By: , July 30, 2013 1:18 pm
Room: Moderated Discussions
Paul A. Clayton (paaronclayton.delete@this.gmail.com) on July 30, 2013 11:03 am wrote:
> Sebastian Soeiro (sebastian_2896.delete@this.hotmail.com) on July 30, 2013 9:34 am wrote:
> > Just a quick question; wondering if anyone could help me out.
> >
> > In most architectures, where is the TLB for the RAM held? I used to think it took a small partition
> > of the RAM itself as the TLB, but further reading makese doubt it's exact location.
> >
> > Can anyone tell me where the TLB for the RAM is located?
>
> Page tables are located in main memory. TLBs are caches of these page tables providing low latency
> and high throughput access to translation (and permission) information. In order to provide such performance,
> they are located close to the processor core and use faster memory technology than DRAM.
>
> Because TLBs are caches, requests for translation information can miss, requiring the loading of
> this information from the page table in memory. (This loading can be done automatically by hardware--as
> in x86, ARM, and version 5 of MIPS--by generating an exception which is handled by software--as in
> earlier versions of MIPS--or by a combination of the two mechanisms--as in at least some implementations
> of Itanium which only handle a single step of page table look-up in hardware.)
>
> Complicating this description, there is a concept called a software TLB in which a portion of main
> memory caches part of the page table. Software TLBs allow an architecture to define a specific format
> for an in-memory table from which hardware can load entries into the hardware TLBs without forcing
> operating systems to use this format for the entire page table. To provide faster access, they typically
> provide a look-up mechanism with fewer dependent steps than multi-level page tables or linear page
> tables. (The software TLB technique has also been used for software-loaded [hardware] TLBs.) Software
> TLBs are somewhat out of fashion for a variety of good (and some more incidental) reasons.
>
> Anyway, (non-software) TLBs are associated with the other caches of a processor and are not in main memory.

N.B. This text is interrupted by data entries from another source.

## Files before the change

daccord_amd/csrc/capi.hip:

```cpp
#include <hip/hip_runtime.h>
#include <vector>
#include <string>
#include <cstring>
#include <cstdio>
#include <cstdlib>
#include <new>
#include "../../include/daccord_hip.h"
#include "batch_plan.hpp"
#include "host_tables.hpp"
#include "window_kernels.hpp"
#include "trace_kernel.hpp"
#include "vote_kernel.hpp"
#include "emit_record.hpp"

using namespace dacc;


struct PrepBatch
{
	DevOvl const * ovl; uint64_t novl; uint8_t const * trace; uint32_t trace_bytes;
	uint32_t * blk_ovl; uint32_t * blk_b0;
};

__global__ void k_prep(PrepBatch B)
// ... 323 lines not shown
	std::vector<uint32_t> h_rlen;
	BatchPlan BP;
	DevBuf<DevPile> d_piles; DevBuf<DevOvl> d_ovl; DevBuf<uint32_t> d_ovl_pile; DevBuf<uint8_t> d_trace;
	DevBuf<uint32_t> d_blk_ovl, d_blk_b0, d_wt_b, d_wt_e;
	DevBuf<uint8_t> d_wrec; DevBuf<WindowOut> d_wout; DevBuf<uint8_t> d_arena;
	DevBuf<uint8_t> d_has, d_oc, d_outsym, d_pilebad; DevBuf<uint16_t> d_ld0; DevBuf<uint32_t> d_ocs, d_nfrag, d_err;
	DevBuf<VoteFragment> d_frags; DevBuf<uint64_t> d_fragbase; DevBuf<uint64_t> d_prof;
	DevBuf<uint64_t> d_vst; DevBuf<uint32_t> d_tab32; DevBuf<uint8_t> d_gslab, d_longslab ; DevBuf<uint32_t> d_longhand[2];  DevBuf<uint32_t> d_retry[TIER_NSLOTS], d_work, d_gearly, d_pregen, d_pregen2, d_pregenlist; DevBuf<uint8_t> d_arena2; DevBuf<uint64_t> d_trslab; DevBuf<uint32_t> d_small; DevBuf<uint64_t> d_hand; DevBuf<uint32_t> d_handctr; uint32_t handcap; uint64_t handwant, nruns; bool nohand, oom; bool tier7_adapt_off; int env_t7adapt; int env_trdyn;
	TierSwitches sw; TierPipeline TP;
	struct Stage { bool ran; uint32_t grid; DevBuf<uint32_t> handon; DevBuf<uint8_t> slab; hipEvent_t done; uint32_t const * in;  } st[TIER_NSTAGES];
	uint32_t nlong[2];
	bool longran[2]; hipEvent_t evLong[4];
	uint32_t retry_grid, early_grid; int sched;
	uint32_t tr_grid, tr_lds, tr_words, tr_lanes, trace_bytes, win_grid;
	int env_sched, env_dbgretry;
	std::vector<uint32_t> retry_flags;
	std::vector<dacc_fragment> frags; std::string bases;
	std::vector<int32_t> pile_status; std::vector<std::string> pile_errors; std::string pile_errors_joined;
	std::vector<uint32_t> h_nfrag; std::vector<VoteFragment> h_frags; HostBuf<uint8_t> h_outsym;
	dacc_timing timing;
};

#define HIPCHK(call) do { hipError_t const e_ = (call); if ( e_ != hipSuccess ) { c->err = std::string(#call) + ": " + hipGetErrorString(e_); if ( e_ == hipErrorOutOfMemory ) c->oom = true; return DACC_EHIP; } } while (0)

template<typename T>
static int upload(dacc_ctx * c, DevBuf<T> & b, T const * src, size_t n)
{
	HIPCHK(b.ensure(n ? n : 1));
	if ( n ) HIPCHK(hipMemcpyAsync(b.p,src,n*sizeof(T),hipMemcpyHostToDevice,c->stream));
	return DACC_OK;
// ... 28 lines not shown
	if ( hipGetDeviceCount(&ndev) != hipSuccess || ndev <= 0 || p->device < 0 || p->device >= ndev )
		return DACC_ENODEV;
	if ( hipSetDevice(p->device) != hipSuccess ) return DACC_ENODEV;
	dacc_ctx * c = new (std::nothrow) dacc_ctx;
	if ( !c ) return DACC_ENOMEM;
	c->par = *p; c->device = p->device; c->haveprofile = c->havedb = c->havebatch = false; c->est_cor = 0; c->nlong[0] = c->nlong[1] = 0; c->longran[0] = c->longran[1] = false; c->handcap = 0; c->handwant = 0; c->nruns = 0; c->nohand = false; c->oom = false;
	std::memset(&c->timing,0,sizeof(c->timing));
	c->retry_grid = c->early_grid = c->win_grid = 0; c->tier7_adapt_off = false; c->sched = 0;
	c->tr_grid = c->tr_lds = c->tr_words = c->tr_lanes = c->trace_bytes = 0;
	{
		c->sw = readTierSwitches();
		char const * sc = getenv("DACC_SCHED"); c->env_sched = sc ? atoi(sc) : 1;
		{ char const * td = getenv("DACC_TRACE_DYN"); c->env_trdyn = !(td && td[0] == '0'); }
		char const * ta = getenv("DACC_T7_ADAPT"); c->env_t7adapt = !(ta && ta[0] == '0');
		char const * dr = getenv("DACC_DEBUG_RETRY"); c->env_dbgretry = (dr && dr[0] == '1');
	}
	if ( hipStreamCreate(&c->stream) != hipSuccess ) { delete c; return DACC_EHIP; }
	{ int lo = 0, hi = 0; hipDeviceGetStreamPriorityRange(&lo,&hi); if ( hipStreamCreateWithPriority(&c->stream2,hipStreamNonBlocking,hi) != hipSuccess ) { delete c; return DACC_EHIP; } }
	hipEventCreateWithFlags(&c->evFirstTier,hipEventDisableTiming); hipEventCreateWithFlags(&c->evEarlyGeneric,hipEventDisableTiming); hipEventCreateWithFlags(&c->evPrescan,hipEventDisableTiming);
	for ( int i = 0; i < 6; ++i ) hipEventCreate(&c->ev[i]);
	for ( int i = 0; i < 2; ++i ) hipEventCreate(&c->evEmit[i]);
	for ( int i = 0; i < 4; ++i ) hipEventCreate(&c->evLong[i]);
	for ( int i = 0; i < TIER_NSLOTS; ++i ) hipEventCreate(&c->evslot[i]);
	for ( int i = 0; i < TIER_NSTAGES; ++i ) { hipEventCreate(&c->st[i].done); c->st[i].ran = false; c->st[i].grid = 0; c->st[i].in = 0; }
	*out = c;
	return DACC_OK;
}
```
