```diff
diff --git a/permafrost-engine_amd/csrc/agent_kernels.hip b/permafrost-engine_amd/csrc/agent_kernels.hip
--- a/permafrost-engine_amd/csrc/agent_kernels.hip
+++ b/permafrost-engine_amd/csrc/agent_kernels.hip
@@ -956,6 +956,19 @@
     worklist_push(WL, NH_WL_RETRY, live && !found && (lane & 15) == 0, uid);
 }
 
+__device__ __forceinline__ void last_workgroup_stores(int32_t *counter, nh_signal done)
+{
+    if(!done.flag) return;
+#ifdef NH_HOSTSIM
+    if(threadIdx.x == 0 && atomicAdd(counter, 1) == (int)gridDim.x - 1) *done.flag = done.seq;
+#else
+    __threadfence();
+    __syncthreads();
+    if(threadIdx.x == 0 && __hip_atomic_fetch_add(counter, 1, __ATOMIC_ACQ_REL, __HIP_MEMORY_SCOPE_AGENT) == (int)gridDim.x - 1)
+        __hip_atomic_store(done.flag, done.seq, __ATOMIC_RELEASE, __HIP_MEMORY_SCOPE_AGENT);
+#endif
+}
+
 #define CP_ROWS_OCC 4
 __attribute__((amdgpu_waves_per_eu(CP_ROWS_OCC, CP_ROWS_OCC)))
 __global__ __launch_bounds__(CPR_WAVES * 64) void k_cp_rows(nh_step_params P, nh_nbr NB, const nh_mid_rec *mid,
@@ -1011,20 +1024,11 @@
     }
 }
 
-#define CP_HEAVY_OCC 4
-__attribute__((amdgpu_waves_per_eu(CP_HEAVY_OCC, CP_HEAVY_OCC)))
-__global__ __launch_bounds__(CP_WAVES * 64) void k_cp_heavy(nh_step_params P, nh_nbr NB, const nh_mid_rec *mid,
-                                                            nh_worklists WL, nh_step_outs O, int32_t *zero_next)
-{
-    __shared__ cp_lds<64> lds[CP_WAVES];
-    __shared__ int32_t hv_end[2 * NH_WL_SUB];
-    __shared__ int32_t h_ticket;
-    __shared__ cp_team team;
+__device__ __forceinline__ void cp_heavy_drain(const nh_step_params &P, const nh_nbr &NB, const nh_mid_rec *mid, const nh_worklists &WL,
+                                               const nh_step_outs &O, cp_lds<64> *lds, int32_t *hv_end, int32_t &h_ticket, cp_team &team)
+{
     const int wib = threadIdx.x >> 6, lane = threadIdx.x & 63;
-    if(blockIdx.x == 0 && zero_next)
-        for(int i = threadIdx.x; i < (int)NH_WL_COUNTERS; i += CP_WAVES * 64) zero_next[i] = 0;
     cp_lds<64> &S = lds[wib];
-    if(!__any((WL.count[NH_WL_HEAVY * NH_WL_SUB + lane] | WL.count[NH_WL_WAVE * NH_WL_SUB + lane]) != 0)) return;
     unit_totals(hv_end, 2 * NH_WL_SUB, [&](int k) {
         return WL.count[(k < NH_WL_SUB ? NH_WL_HEAVY : NH_WL_WAVE) * NH_WL_SUB + k % NH_WL_SUB]; });
     __syncthreads();
@@ -1087,18 +1091,33 @@
     }
 }
 
+#define CP_HEAVY_OCC 4
+__attribute__((amdgpu_waves_per_eu(CP_HEAVY_OCC, CP_HEAVY_OCC)))
+__global__ __launch_bounds__(CP_WAVES * 64) void k_cp_heavy(nh_step_params P, nh_nbr NB, const nh_mid_rec *mid,
+                                                            nh_worklists WL, nh_step_outs O, int32_t *zero_next, nh_signal done)
+{
+    __shared__ cp_lds<64> lds[CP_WAVES];
+    __shared__ int32_t hv_end[2 * NH_WL_SUB];
+    __shared__ int32_t h_ticket;
+    __shared__ cp_team team;
+    const int lane = threadIdx.x & 63;
+    if(blockIdx.x == 0 && zero_next)
+        for(int i = threadIdx.x; i < (int)NH_WL_COUNTERS; i += CP_WAVES * 64) zero_next[i] = 0;
+    if(__any((WL.count[NH_WL_HEAVY * NH_WL_SUB + lane] | WL.count[NH_WL_WAVE * NH_WL_SUB + lane]) != 0))
+        cp_heavy_drain(P, NB, mid, WL, O, lds, hv_end, h_ticket, team);
+    last_workgroup_stores(WL.count + NH_WL_DONE, done);
+}
+
 __global__ __launch_bounds__(AG_WAVES * 64) void k_agent_full(nh_step_params P, const float *coh_xz,
                                                               const nh_mid_rec *mid, nh_worklists WL,
                                                               nh_step_outs O, float scaled_max_force,
-                                                              double force_thresh, int32_t *zero_next)
+                                                              double force_thresh, nh_signal done)
 {
     __shared__ wave_lds lds[AG_WAVES];
     __shared__ cp_lds<64> cps[AG_WAVES];
     __shared__ double exp_tab[64];
     const int wib = threadIdx.x >> 6, lane = threadIdx.x & 63;
-    if(blockIdx.x == 0 && zero_next)
-        for(int i = threadIdx.x; i < (int)NH_WL_COUNTERS; i += AG_WAVES * 64) zero_next[i] = 0;
-    if(!__any(WL.count[NH_WL_FULL * NH_WL_SUB + lane] != 0)) return;
+    if(__any(WL.count[NH_WL_FULL * NH_WL_SUB + lane] != 0)) {
     if(threadIdx.x < 64) exp_tab[threadIdx.x] = c_exp2_64[threadIdx.x];
     __syncthreads();
     wave_lds &W = lds[wib];
@@ -1149,6 +1168,8 @@
         }
     }
     }
+    }
+    last_workgroup_stores(WL.count + NH_WL_DONE + 1, done);
 }
 
 __global__ __launch_bounds__(256) void k_spatial_query(nh_grid G, const float *query_xz, int nq,
@@ -1513,7 +1534,7 @@
 
 bool nh_launch_agent_finish(const nh_step_params &P, const nh_nbr &NB, float *d_coh, nh_mid_rec *d_mid,
                             nh_worklists WL, int parity, const nh_step_outs &O, hipStream_t s,
-                            hipStream_t side, navhip_ctx *ctx, bool *forked)
+                            hipStream_t side, hipStream_t side1, navhip_ctx *ctx, bool *forked)
 {
     const int nwork = P.work_end - P.work_begin;
     if(!(P.n_ents > 0 && nwork > 0)) return false;
@@ -1523,7 +1544,7 @@
     WL.count += parity * NH_WL_COUNTERS;
     hipLaunchKernelGGL(k_agent_mid, dim3((nwork + 63) / 64), dim3(64), 0, s, P, NB, (const float*)d_coh, d_mid, WL, O, smf, thresh);
     const bool fork = side != nullptr && side != s;
-    hipStream_t sh = fork ? side : s;
+    hipStream_t sh = fork ? side : s, sf = fork && side1 ? side1 : s;
     const nh_signal lists_ready = fork ? nh_handover_by_kernel(ctx, NH_HO_MID, s) : nh_signal{nullptr, 0};
     *forked = fork;
     const int nblk = min(4096 / CP_WAVES, (nwork + 15) / 16 + 1);
@@ -1535,11 +1556,18 @@
                        (const nh_mid_rec*)d_mid, WL, O);
     hipLaunchKernelGGL(k_cp_rows, dim3(64 * CP_WAVES / CPR_WAVES), dim3(CPR_WAVES * 64), 0, sh, P, NB, (const nh_mid_rec*)d_mid, WL, O,
                        (int)NH_WL_RETRY, 1, 1, nh_signal{nullptr, 0});
-    hipLaunchKernelGGL(k_cp_heavy, dim3(nblk), dim3(CP_WAVES * 64), 0, sh, P, NB, (const nh_mid_rec*)d_mid, WL, O, zero_next);
-    if(fork) nh_handover_signal(ctx, NH_HO_CP, sh);
-    hipLaunchKernelGGL(k_agent_full, dim3(min(1024, (nwork + AG_WAVES - 1) / AG_WAVES)), dim3(AG_WAVES * 64), 0, s, P,
-                       (const float*)d_coh, (const nh_mid_rec*)d_mid, WL, O, smf, thresh, (int32_t*)nullptr);
-    if(fork) nh_handover_wait(ctx, NH_HO_CP, s, -1, NH_HO_END);
+    const nh_signal chain_done = fork ? nh_handover_by_kernel_end(ctx, NH_HO_CP) : nh_signal{nullptr, 0};
+    hipLaunchKernelGGL(k_cp_heavy, dim3(nblk), dim3(CP_WAVES * 64), 0, sh, P, NB, (const nh_mid_rec*)d_mid, WL, O, zero_next, chain_done);
+    if(fork) nh_handover_kernel_ended(ctx, NH_HO_CP, sh);
+    const nh_signal full_done = sf != s ? nh_handover_by_kernel_end(ctx, NH_HO_COH) : nh_signal{nullptr, 0};
+    if(sf != s) nh_handover_wait(ctx, NH_HO_MID, sf);
+    hipLaunchKernelGGL(k_agent_full, dim3(min(1024, (nwork + AG_WAVES - 1) / AG_WAVES)), dim3(AG_WAVES * 64), 0, sf, P,
+                       (const float*)d_coh, (const nh_mid_rec*)d_mid, WL, O, smf, thresh, full_done);
+    if(sf != s) nh_handover_kernel_ended(ctx, NH_HO_COH, sf);
+    if(fork) {
+        if(sf != s) nh_handover_wait2(ctx, NH_HO_CP, NH_HO_COH, s, NH_HO_END);
+        else        nh_handover_wait(ctx, NH_HO_CP, s, -1, NH_HO_END);
+    }
     return true;
 }
 
diff --git a/permafrost-engine_amd/csrc/agent_types.h b/permafrost-engine_amd/csrc/agent_types.h
--- a/permafrost-engine_amd/csrc/agent_types.h
+++ b/permafrost-engine_amd/csrc/agent_types.h
@@ -92,6 +92,7 @@
 };
 #define NH_CP_STRIPES 32
 #define NH_WL_COUNTERS (NH_WL_LISTS * NH_WL_SUB + 32 * (2 + 2 * NH_CP_STRIPES))
+#define NH_WL_DONE     (NH_WL_LISTS * NH_WL_SUB + 32 * (1 + 2 * NH_CP_STRIPES))
 
 struct nh_mid_rec {
     float    vpref[2];
diff --git a/permafrost-engine_amd/csrc/navhip_internal.h b/permafrost-engine_amd/csrc/navhip_internal.h
--- a/permafrost-engine_amd/csrc/navhip_internal.h
+++ b/permafrost-engine_amd/csrc/navhip_internal.h
@@ -256,9 +256,11 @@
 int      nh_handover_ensure(navhip_ctx *ctx);
 void     nh_handover_destroy(navhip_ctx *ctx);
 nh_signal nh_handover_by_kernel(navhip_ctx *ctx, int flag, hipStream_t producer);
+nh_signal nh_handover_by_kernel_end(navhip_ctx *ctx, int flag);
+void     nh_handover_kernel_ended(navhip_ctx *ctx, int flag, hipStream_t producer);
 void     nh_handover_signal(navhip_ctx *ctx, int flag, hipStream_t producer);
 void     nh_handover_wait(navhip_ctx *ctx, int flag, hipStream_t consumer, int before = -1, int after = -1);
-void     nh_handover_wait2(navhip_ctx *ctx, int flag_a, int flag_b, hipStream_t consumer);
+void     nh_handover_wait2(navhip_ctx *ctx, int flag_a, int flag_b, hipStream_t consumer, int after = -1);
 int32_t  nh_handover_seq(navhip_ctx *ctx, int flag);
 void     nh_handover_wait_for(navhip_ctx *ctx, int flag, int32_t want, hipStream_t consumer);
 bool     nh_handover_failed(navhip_ctx *ctx);
diff --git a/permafrost-engine_amd/csrc/step_api.hip b/permafrost-engine_amd/csrc/step_api.hip
--- a/permafrost-engine_amd/csrc/step_api.hip
+++ b/permafrost-engine_amd/csrc/step_api.hip
@@ -362,7 +362,7 @@
     const bool serial = st.serial_step;
     bool forked = false;
     if(nh_launch_agent_finish(P, NB, step_buf<float>(ctx, NH_SB_COH), step_buf<nh_mid_rec>(ctx, NH_SB_MIDREC), WL, st.wl_parity, O, s,
-                              serial ? nullptr : st.aux[0], ctx, &forked)) {
+                              serial ? nullptr : st.aux[0], serial ? nullptr : st.aux[1], ctx, &forked)) {
         st.lists_signalled = forked;
         if(forked) {
             st.step_end_on = ctx->ho->by_events ? nullptr : s;
diff --git a/permafrost-engine_amd/csrc/stream_set.hip b/permafrost-engine_amd/csrc/stream_set.hip
--- a/permafrost-engine_amd/csrc/stream_set.hip
+++ b/permafrost-engine_amd/csrc/stream_set.hip
@@ -50,10 +50,11 @@
 #endif
 }
 
-__global__ void k_ho_wait2(const int32_t *flag_a, int32_t want_a, const int32_t *flag_b, int32_t want_b, int32_t *status)
+__global__ void k_ho_wait2(const int32_t *flag_a, int32_t want_a, const int32_t *flag_b, int32_t want_b, int32_t *status, nh_signal after)
 {
 #ifdef NH_HOSTSIM
     if(*flag_a - want_a < 0 || *flag_b - want_b < 0) { fprintf(stderr, "k_ho_wait2: the producer of a hand-over was enqueued behind its consumer\n"); abort(); }
+    if(after.flag) *after.flag = after.seq;
 #else
     const long long t0 = wall_clock64();
     while(__hip_atomic_load(flag_a, __ATOMIC_RELAXED, __HIP_MEMORY_SCOPE_AGENT) - want_a < 0 ||
@@ -65,6 +66,7 @@
         }
     }
     __atomic_thread_fence(__ATOMIC_ACQUIRE);
+    if(after.flag) __hip_atomic_store(after.flag, after.seq, __ATOMIC_RELEASE, __HIP_MEMORY_SCOPE_AGENT);
 #endif
 }
 
@@ -120,6 +122,18 @@
     return nh_signal{H->flags + flag * NH_HO_STRIDE, H->seq[flag]};
 }
 
+nh_signal nh_handover_by_kernel_end(navhip_ctx *ctx, int flag)
+{
+    nh_handover *H = ctx->ho;
+    ++H->seq[flag];
+    return H->by_events ? nh_signal{nullptr, 0} : nh_signal{H->flags + flag * NH_HO_STRIDE, H->seq[flag]};
+}
+
+void nh_handover_kernel_ended(navhip_ctx *ctx, int flag, hipStream_t producer)
+{
+    if(ctx->ho->by_events) hipEventRecord(ctx->ho->ev[flag], producer);
+}
+
 void nh_handover_signal(navhip_ctx *ctx, int flag, hipStream_t producer)
 {
     nh_handover *H = ctx->ho;
@@ -154,12 +168,18 @@
 
 int32_t nh_handover_seq(navhip_ctx *ctx, int flag) { return ctx->ho->seq[flag]; }
 
-void nh_handover_wait2(navhip_ctx *ctx, int flag_a, int flag_b, hipStream_t consumer)
-{
-    nh_handover *H = ctx->ho;
-    if(H->by_events) { hipStreamWaitEvent(consumer, H->ev[flag_a], 0); hipStreamWaitEvent(consumer, H->ev[flag_b], 0); return; }
+void nh_handover_wait2(navhip_ctx *ctx, int flag_a, int flag_b, hipStream_t consumer, int after)
+{
+    nh_handover *H = ctx->ho;
+    if(H->by_events) {
+        hipStreamWaitEvent(consumer, H->ev[flag_a], 0); hipStreamWaitEvent(consumer, H->ev[flag_b], 0);
+        if(after >= 0) { ++H->seq[after]; hipEventRecord(H->ev[after], consumer); }
+        return;
+    }
+    nh_signal a = {nullptr, 0};
+    if(after >= 0) { a.flag = H->flags + after * NH_HO_STRIDE; a.seq = ++H->seq[after]; }
     hipLaunchKernelGGL(k_ho_wait2, dim3(1), dim3(1), 0, consumer, (const int32_t*)(H->flags + flag_a * NH_HO_STRIDE), H->seq[flag_a],
-                       (const int32_t*)(H->flags + flag_b * NH_HO_STRIDE), H->seq[flag_b], H->status_dev);
+                       (const int32_t*)(H->flags + flag_b * NH_HO_STRIDE), H->seq[flag_b], H->status_dev, a);
 }
 
 bool nh_handover_failed(navhip_ctx *ctx)
```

Thank you very much for your answer,
So page tables are stored in memory and there are TLBs to manage those tables currently being used it seems.
Just to clarify, this explanation is only for the TLB for the main memory, right? The L1DTLB or L3 TLB have no knowledge of whats going on in main memory, correct?
Also, if the TLB is on-die; where is it? Is it integrated into the IMC or another location?
Thank you again for your help!
> Sebastian Soeiro (sebastian_2896.delete@this.hotmail.com) on July 30, 2013 9:34 am wrote:
> > Just a quick question; wondering if anyone could help me out.
> >
> > In most architectures, where is the TLB for the RAM held? I used to think it took a small partition
> > of the RAM itself as the TLB, but further reading makese doubt it's exact location.
> >
> > Can anyone tell me where the TLB for the RAM is located?
>
> Page tables are located in main memory. TLBs are caches of these page tables providing low latency
> and high throughput access to translation (and permission) information. In order to provide such performance,
> they are located close to the processor core and use faster memory technology than DRAM.
>
> Because TLBs are caches, requests for translation information can miss, requiring the loading of
> this information from the page table in memory. (This loading can be done automatically by hardware--as
> in x86, ARM, and version 5 of MIPS--by generating an exception which is handled by software--as in
> earlier versions of MIPS--or by a combination of the two mechanisms--as in at least some implementations
> of Itanium which only handle a single step of page table look-up in hardware.)
>
> Complicating this description, there is a concept called a software TLB in which a portion of main
> memory caches part of the page table. Software TLBs allow an architecture to define a specific format
> for an in-memory table from which hardware can load entries into the hardware TLBs without forcing
> operating systems to use this format for the entire page table. To provide faster access, they typically
> provide a look-up mechanism with fewer dependent steps than multi-level page tables or linear page
> tables. (The software TLB technique has also been used for software-loaded [hardware] TLBs.) Software
> TLBs are somewhat out of fashion for a variety of good (and some more incidental) reasons.
>
> Anyway, (non-software) TLBs are associated with the other caches of a processor and are not in main memory.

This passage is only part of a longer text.